*GOAL OF THE EXERCISE:* Please read the records below and return each line holding the string "Ptot".

[Data entries]
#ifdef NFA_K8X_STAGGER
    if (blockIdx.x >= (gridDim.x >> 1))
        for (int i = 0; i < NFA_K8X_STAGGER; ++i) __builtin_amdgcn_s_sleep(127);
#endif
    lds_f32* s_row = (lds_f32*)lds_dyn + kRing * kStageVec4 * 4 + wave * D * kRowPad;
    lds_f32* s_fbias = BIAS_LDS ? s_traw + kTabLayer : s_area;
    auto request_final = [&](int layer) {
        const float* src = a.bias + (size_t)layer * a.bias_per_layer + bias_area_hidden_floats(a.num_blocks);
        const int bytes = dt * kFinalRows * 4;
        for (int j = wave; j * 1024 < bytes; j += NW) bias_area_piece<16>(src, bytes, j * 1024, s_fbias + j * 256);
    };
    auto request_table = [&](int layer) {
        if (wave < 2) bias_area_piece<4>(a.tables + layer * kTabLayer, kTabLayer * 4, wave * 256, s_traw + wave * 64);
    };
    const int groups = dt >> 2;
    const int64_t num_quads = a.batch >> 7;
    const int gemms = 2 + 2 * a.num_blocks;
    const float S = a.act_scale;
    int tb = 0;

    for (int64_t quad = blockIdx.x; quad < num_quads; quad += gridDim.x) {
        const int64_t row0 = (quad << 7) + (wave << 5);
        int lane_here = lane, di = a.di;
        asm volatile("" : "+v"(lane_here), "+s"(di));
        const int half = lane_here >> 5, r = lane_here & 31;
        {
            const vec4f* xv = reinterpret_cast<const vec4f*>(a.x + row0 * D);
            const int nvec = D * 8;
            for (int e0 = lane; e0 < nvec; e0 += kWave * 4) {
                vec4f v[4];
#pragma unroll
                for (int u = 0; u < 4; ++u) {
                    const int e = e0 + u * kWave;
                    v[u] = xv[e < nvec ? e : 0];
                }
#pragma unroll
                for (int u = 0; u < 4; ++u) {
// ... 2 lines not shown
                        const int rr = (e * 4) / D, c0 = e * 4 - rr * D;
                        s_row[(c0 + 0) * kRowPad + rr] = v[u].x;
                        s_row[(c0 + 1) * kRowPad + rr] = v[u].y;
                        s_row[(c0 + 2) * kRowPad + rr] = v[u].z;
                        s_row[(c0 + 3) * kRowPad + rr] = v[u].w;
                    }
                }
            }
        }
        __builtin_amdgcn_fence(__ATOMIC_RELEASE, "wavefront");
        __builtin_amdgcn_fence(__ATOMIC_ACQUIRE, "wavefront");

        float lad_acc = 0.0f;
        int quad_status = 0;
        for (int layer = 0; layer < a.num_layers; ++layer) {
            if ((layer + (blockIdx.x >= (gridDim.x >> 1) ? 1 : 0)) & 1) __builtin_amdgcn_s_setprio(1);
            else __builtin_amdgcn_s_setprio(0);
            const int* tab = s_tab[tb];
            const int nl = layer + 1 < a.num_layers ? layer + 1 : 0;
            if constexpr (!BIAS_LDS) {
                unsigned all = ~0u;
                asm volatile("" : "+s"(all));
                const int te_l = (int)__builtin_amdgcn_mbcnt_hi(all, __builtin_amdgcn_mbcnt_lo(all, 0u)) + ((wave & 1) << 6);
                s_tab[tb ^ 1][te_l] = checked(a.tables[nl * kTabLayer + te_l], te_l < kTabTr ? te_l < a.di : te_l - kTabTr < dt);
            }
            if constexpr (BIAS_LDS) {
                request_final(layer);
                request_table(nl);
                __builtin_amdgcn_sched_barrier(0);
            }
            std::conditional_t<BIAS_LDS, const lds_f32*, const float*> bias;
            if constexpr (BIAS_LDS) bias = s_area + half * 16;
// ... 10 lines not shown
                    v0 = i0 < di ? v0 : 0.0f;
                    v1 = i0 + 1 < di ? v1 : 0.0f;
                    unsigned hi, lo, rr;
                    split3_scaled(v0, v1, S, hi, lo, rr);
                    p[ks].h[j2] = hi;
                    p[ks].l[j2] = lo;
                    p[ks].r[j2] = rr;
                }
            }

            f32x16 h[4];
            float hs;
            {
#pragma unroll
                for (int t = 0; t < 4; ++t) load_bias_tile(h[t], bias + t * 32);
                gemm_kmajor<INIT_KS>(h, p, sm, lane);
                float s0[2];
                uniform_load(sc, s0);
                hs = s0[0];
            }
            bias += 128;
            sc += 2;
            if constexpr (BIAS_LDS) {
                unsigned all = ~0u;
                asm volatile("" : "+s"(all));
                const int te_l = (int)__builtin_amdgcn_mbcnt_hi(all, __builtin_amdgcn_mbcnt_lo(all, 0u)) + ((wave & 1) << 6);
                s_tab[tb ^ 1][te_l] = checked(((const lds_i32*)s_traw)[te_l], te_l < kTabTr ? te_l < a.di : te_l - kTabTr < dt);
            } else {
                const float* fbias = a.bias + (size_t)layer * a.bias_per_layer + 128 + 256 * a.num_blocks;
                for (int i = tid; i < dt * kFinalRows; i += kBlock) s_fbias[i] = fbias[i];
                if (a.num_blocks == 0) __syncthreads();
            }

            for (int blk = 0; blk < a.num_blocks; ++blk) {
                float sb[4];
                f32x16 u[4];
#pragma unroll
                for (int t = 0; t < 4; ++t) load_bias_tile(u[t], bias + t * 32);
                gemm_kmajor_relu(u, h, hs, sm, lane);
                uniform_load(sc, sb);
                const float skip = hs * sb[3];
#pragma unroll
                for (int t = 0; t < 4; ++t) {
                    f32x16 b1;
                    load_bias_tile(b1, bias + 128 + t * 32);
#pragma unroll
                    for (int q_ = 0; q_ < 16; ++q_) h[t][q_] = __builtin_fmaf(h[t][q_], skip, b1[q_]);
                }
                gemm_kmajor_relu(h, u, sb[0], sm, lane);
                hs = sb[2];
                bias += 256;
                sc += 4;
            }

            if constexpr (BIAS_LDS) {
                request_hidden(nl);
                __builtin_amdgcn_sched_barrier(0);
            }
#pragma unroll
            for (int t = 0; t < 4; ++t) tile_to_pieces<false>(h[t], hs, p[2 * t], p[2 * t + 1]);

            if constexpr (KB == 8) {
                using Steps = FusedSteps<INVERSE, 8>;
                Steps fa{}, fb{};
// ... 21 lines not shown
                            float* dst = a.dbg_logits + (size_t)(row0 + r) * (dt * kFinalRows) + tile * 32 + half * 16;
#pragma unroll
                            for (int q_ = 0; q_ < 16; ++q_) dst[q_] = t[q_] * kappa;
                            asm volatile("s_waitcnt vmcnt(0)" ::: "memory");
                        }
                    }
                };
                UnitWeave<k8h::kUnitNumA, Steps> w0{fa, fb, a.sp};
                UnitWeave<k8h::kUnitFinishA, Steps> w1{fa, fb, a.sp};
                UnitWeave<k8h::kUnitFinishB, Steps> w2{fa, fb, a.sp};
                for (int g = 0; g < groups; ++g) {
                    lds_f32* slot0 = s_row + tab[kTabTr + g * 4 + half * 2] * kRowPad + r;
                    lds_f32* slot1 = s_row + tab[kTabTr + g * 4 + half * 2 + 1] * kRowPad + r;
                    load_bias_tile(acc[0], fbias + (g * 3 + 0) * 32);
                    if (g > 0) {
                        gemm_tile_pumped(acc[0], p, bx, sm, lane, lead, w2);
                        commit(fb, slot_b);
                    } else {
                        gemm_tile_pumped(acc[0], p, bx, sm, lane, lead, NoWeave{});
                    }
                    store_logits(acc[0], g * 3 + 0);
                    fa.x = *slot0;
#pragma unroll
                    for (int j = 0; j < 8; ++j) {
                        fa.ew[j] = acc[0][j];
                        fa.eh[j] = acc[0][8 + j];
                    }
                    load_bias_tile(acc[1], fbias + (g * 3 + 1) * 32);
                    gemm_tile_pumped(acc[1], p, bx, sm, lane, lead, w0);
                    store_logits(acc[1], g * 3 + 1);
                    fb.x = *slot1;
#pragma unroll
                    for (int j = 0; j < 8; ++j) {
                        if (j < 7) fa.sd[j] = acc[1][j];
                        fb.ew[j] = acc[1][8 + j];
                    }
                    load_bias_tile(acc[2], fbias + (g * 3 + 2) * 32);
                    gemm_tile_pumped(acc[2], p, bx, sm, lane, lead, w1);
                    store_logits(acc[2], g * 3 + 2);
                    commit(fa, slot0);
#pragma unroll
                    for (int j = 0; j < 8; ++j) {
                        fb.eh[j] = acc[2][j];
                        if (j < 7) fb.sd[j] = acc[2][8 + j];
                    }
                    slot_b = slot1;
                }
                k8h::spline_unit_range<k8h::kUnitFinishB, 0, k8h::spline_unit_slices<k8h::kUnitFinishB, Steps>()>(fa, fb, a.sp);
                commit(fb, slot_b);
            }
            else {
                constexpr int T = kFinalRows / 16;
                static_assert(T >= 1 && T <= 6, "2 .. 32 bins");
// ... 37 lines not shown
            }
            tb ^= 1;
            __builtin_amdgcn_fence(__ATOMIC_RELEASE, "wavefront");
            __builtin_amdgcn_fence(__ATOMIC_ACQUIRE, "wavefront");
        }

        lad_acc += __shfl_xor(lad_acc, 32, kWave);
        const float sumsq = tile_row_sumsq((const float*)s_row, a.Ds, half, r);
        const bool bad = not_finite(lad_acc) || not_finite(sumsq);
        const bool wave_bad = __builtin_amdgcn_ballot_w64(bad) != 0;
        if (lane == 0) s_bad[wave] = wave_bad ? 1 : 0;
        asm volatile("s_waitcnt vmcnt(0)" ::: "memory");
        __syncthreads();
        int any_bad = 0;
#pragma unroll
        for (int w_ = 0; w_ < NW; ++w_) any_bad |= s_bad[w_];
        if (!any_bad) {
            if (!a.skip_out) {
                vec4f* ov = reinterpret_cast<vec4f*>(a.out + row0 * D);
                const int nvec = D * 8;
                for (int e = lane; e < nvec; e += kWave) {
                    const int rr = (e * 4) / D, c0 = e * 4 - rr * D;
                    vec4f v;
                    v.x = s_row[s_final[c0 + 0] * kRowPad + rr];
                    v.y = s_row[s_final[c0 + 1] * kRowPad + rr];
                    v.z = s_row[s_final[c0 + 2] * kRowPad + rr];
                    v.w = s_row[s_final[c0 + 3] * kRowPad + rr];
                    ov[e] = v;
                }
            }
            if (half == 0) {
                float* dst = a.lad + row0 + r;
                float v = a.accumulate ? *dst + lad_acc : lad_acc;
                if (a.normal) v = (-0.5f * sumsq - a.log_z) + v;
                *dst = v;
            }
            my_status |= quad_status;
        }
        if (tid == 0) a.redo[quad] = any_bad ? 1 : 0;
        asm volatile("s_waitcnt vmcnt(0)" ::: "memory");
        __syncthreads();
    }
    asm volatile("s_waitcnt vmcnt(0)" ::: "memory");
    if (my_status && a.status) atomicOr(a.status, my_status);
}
---
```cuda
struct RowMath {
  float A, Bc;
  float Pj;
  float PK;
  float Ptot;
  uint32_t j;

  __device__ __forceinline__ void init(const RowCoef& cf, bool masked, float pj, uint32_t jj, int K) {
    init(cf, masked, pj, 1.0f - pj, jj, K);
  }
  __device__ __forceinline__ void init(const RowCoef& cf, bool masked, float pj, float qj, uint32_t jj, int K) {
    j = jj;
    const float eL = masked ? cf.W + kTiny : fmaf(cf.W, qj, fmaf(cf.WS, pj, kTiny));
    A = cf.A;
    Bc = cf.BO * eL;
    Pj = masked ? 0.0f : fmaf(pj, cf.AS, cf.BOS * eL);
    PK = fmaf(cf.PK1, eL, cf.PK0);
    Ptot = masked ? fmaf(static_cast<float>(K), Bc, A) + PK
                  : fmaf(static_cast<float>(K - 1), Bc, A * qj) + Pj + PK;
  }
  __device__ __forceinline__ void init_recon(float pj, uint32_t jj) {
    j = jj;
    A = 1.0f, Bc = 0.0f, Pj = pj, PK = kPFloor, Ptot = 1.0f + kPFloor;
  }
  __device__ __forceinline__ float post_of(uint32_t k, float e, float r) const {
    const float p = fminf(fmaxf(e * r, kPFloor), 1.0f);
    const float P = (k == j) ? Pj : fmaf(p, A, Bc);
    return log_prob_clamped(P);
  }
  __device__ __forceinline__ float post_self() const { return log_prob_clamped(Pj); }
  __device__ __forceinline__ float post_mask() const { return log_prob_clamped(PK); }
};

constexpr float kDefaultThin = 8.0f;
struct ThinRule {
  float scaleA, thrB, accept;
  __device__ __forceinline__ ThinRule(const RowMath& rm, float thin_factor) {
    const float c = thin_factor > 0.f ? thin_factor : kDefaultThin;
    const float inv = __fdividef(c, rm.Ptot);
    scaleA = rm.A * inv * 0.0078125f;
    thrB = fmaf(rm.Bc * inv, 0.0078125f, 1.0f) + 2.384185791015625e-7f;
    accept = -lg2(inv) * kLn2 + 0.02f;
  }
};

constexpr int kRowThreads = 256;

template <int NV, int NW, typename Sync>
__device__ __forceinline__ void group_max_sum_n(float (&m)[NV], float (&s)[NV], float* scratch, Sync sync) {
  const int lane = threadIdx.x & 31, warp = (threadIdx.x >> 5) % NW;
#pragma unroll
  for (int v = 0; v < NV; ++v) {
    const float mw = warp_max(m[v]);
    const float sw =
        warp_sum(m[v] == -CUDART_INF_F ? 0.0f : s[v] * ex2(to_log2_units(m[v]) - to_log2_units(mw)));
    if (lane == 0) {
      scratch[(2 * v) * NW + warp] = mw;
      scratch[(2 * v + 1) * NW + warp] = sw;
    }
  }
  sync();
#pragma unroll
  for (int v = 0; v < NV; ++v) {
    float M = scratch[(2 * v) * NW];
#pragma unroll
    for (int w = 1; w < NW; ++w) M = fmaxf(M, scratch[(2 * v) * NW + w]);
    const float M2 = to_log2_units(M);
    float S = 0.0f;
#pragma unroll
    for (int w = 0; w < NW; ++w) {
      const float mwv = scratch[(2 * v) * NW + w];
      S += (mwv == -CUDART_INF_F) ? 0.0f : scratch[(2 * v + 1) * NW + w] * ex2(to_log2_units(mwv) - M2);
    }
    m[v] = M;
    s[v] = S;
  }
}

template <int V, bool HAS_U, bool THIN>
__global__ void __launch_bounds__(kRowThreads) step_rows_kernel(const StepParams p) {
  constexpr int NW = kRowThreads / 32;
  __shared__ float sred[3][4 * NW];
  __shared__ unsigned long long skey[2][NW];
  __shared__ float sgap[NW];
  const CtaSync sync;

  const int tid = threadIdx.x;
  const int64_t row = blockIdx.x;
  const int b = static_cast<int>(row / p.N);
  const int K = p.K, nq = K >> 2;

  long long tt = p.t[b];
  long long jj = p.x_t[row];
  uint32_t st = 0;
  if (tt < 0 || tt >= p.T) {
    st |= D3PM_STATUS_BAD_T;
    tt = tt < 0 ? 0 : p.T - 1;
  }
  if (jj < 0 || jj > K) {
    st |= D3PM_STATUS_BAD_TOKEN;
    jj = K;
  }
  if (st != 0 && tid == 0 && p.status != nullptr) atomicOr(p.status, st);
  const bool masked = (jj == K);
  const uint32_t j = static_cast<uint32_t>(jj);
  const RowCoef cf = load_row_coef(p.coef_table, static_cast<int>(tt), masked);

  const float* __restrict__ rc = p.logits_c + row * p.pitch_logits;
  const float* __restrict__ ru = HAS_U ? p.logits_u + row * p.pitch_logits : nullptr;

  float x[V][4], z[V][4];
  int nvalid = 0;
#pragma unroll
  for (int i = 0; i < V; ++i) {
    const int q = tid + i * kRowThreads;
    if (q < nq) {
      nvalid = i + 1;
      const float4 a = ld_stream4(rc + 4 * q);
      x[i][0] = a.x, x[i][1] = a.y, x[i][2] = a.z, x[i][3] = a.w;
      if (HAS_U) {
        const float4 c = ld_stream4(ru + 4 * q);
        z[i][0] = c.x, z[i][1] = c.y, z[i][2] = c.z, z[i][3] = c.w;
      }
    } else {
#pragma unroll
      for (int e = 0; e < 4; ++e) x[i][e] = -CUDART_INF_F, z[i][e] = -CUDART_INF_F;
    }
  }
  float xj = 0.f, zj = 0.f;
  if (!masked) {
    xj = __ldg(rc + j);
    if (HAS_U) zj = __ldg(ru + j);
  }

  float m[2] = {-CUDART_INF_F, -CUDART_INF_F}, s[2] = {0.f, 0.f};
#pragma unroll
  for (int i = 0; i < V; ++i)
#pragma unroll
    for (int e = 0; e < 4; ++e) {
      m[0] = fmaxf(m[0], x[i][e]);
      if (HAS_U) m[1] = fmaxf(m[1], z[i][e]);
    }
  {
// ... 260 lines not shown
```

*EXERCISE RESULT:*
  float Ptot;
    Ptot = masked ? fmaf(static_cast<float>(K), Bc, A) + PK
    A = 1.0f, Bc = 0.0f, Pj = pj, PK = kPFloor, Ptot = 1.0f + kPFloor;
    const float inv = __fdividef(c, rm.Ptot);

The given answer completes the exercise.